Input data START
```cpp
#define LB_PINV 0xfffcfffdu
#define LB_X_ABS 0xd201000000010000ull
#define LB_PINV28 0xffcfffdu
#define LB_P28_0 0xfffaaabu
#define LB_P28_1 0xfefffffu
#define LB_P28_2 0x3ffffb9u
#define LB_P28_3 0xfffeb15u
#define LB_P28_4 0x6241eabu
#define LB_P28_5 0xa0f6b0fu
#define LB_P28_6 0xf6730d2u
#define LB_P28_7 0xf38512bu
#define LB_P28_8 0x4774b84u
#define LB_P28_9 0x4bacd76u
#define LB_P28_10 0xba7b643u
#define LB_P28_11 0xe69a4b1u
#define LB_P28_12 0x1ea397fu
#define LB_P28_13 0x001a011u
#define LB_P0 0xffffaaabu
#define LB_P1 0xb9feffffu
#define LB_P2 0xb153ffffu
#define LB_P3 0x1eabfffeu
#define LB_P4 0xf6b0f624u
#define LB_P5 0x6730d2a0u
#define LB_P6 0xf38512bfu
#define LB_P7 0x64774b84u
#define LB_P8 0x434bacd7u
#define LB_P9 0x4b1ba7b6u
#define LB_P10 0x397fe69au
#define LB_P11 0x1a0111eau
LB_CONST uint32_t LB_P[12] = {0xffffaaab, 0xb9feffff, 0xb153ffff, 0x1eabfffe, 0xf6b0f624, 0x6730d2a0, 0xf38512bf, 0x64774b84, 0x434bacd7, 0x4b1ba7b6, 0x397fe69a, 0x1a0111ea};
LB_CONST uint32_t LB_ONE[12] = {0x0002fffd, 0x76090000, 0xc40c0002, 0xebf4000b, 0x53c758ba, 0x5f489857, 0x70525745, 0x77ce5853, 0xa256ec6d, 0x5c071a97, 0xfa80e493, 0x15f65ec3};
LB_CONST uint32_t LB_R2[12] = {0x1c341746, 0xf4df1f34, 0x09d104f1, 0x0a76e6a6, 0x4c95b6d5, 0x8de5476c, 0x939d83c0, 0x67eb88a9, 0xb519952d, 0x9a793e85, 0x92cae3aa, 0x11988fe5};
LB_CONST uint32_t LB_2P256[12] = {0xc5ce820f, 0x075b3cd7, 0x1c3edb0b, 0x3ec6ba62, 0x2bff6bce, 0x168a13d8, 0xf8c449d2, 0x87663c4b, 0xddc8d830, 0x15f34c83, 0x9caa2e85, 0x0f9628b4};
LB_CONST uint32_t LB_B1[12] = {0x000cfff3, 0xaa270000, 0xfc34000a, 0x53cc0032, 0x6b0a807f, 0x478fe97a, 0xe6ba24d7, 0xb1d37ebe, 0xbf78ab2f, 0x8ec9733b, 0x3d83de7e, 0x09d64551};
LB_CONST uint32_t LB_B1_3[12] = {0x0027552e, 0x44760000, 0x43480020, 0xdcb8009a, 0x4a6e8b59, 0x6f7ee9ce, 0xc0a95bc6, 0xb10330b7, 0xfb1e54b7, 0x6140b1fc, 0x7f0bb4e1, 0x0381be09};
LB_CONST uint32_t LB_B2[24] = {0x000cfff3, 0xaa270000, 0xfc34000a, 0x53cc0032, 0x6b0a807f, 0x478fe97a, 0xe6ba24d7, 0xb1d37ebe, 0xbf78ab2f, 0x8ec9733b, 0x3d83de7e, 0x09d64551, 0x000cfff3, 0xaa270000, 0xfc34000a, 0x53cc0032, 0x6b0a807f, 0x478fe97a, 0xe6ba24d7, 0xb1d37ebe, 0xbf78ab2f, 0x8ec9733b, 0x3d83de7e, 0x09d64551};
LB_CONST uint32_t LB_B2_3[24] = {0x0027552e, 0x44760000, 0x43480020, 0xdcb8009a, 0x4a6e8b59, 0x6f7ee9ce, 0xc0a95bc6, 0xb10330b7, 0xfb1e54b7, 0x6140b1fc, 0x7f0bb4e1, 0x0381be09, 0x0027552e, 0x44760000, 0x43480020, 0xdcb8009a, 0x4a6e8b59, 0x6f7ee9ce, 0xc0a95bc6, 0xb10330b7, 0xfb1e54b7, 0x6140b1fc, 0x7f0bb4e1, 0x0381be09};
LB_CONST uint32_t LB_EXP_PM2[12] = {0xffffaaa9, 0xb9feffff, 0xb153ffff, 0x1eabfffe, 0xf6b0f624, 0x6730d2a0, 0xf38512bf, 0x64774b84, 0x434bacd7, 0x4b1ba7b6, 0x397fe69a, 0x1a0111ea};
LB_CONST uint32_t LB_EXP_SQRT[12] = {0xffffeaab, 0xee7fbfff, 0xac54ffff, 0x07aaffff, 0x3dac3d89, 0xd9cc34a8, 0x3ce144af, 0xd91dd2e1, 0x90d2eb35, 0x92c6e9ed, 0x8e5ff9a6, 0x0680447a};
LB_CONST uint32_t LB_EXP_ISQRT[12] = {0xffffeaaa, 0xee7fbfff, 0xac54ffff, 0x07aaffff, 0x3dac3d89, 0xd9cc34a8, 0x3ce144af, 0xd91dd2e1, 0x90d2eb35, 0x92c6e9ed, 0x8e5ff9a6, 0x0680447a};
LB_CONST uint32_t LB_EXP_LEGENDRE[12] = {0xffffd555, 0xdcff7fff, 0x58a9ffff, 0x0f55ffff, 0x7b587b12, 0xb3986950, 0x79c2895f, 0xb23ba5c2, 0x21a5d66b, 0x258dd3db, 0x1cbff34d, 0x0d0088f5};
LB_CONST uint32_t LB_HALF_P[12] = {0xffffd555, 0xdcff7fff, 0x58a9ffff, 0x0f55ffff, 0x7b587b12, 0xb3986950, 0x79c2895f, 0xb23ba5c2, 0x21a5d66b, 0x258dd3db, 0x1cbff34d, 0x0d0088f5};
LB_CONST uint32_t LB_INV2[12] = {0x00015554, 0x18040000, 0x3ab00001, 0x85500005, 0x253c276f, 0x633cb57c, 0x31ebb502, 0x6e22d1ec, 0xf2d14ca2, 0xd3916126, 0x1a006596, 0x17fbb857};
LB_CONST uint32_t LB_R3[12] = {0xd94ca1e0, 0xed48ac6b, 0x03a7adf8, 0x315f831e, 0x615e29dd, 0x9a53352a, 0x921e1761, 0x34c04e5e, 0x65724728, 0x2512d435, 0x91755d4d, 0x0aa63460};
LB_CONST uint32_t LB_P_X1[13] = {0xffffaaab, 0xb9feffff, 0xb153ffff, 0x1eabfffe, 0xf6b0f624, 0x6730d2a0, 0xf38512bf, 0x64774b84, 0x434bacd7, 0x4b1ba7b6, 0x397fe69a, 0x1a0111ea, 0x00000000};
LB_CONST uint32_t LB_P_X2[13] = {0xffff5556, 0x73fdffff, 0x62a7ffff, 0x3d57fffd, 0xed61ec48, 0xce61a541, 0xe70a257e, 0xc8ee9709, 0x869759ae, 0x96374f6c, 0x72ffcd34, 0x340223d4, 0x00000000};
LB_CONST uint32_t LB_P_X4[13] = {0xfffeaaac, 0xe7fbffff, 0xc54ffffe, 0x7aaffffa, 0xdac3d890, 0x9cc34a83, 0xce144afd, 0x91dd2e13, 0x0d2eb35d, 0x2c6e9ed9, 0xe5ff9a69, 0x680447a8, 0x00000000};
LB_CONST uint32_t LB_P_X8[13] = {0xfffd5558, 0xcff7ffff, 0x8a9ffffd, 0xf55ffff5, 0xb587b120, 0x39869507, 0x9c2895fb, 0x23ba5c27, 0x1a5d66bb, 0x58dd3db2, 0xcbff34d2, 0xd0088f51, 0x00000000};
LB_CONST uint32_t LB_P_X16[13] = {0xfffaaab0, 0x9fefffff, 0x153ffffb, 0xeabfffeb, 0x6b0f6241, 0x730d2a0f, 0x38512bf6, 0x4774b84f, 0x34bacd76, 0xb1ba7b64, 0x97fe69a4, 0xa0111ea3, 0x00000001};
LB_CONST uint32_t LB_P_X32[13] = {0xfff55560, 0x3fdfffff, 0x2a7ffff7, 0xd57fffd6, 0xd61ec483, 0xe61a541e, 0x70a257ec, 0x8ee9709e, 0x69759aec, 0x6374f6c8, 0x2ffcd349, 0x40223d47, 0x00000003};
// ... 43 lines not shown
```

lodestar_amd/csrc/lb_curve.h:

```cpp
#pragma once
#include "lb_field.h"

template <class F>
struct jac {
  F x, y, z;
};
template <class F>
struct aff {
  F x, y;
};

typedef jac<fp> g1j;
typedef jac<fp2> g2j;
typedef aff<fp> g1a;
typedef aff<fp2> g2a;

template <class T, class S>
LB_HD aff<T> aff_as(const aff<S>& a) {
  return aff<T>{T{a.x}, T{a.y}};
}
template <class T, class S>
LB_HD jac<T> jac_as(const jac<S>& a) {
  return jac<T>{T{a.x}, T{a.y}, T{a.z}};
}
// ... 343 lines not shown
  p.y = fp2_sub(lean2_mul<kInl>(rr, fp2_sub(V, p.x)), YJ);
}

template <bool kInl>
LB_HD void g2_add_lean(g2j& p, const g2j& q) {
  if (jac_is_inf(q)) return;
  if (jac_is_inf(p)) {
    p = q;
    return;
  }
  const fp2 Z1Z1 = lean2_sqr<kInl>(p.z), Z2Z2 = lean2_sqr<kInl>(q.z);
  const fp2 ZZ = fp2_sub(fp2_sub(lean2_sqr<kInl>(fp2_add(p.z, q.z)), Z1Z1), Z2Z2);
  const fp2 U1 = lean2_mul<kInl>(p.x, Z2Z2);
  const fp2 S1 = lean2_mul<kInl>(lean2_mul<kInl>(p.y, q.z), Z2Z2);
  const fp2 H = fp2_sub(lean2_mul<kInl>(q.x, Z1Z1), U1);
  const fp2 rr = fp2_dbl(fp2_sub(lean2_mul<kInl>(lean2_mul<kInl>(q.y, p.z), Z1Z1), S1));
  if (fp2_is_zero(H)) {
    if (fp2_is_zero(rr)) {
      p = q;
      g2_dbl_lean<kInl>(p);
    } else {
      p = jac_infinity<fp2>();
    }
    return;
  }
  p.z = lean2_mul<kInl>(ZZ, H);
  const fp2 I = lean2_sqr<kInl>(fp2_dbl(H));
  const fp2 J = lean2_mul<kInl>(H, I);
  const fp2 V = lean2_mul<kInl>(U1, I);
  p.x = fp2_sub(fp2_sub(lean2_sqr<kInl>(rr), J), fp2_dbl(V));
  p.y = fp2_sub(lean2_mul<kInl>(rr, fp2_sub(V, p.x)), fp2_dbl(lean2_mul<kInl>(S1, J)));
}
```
Input data END
Task prompt: Each line of the material that contains the string "typedef" has to be copied out.

Task answer:
typedef jac<fp> g1j;
typedef jac<fp2> g2j;
typedef aff<fp> g1a;
typedef aff<fp2> g2a;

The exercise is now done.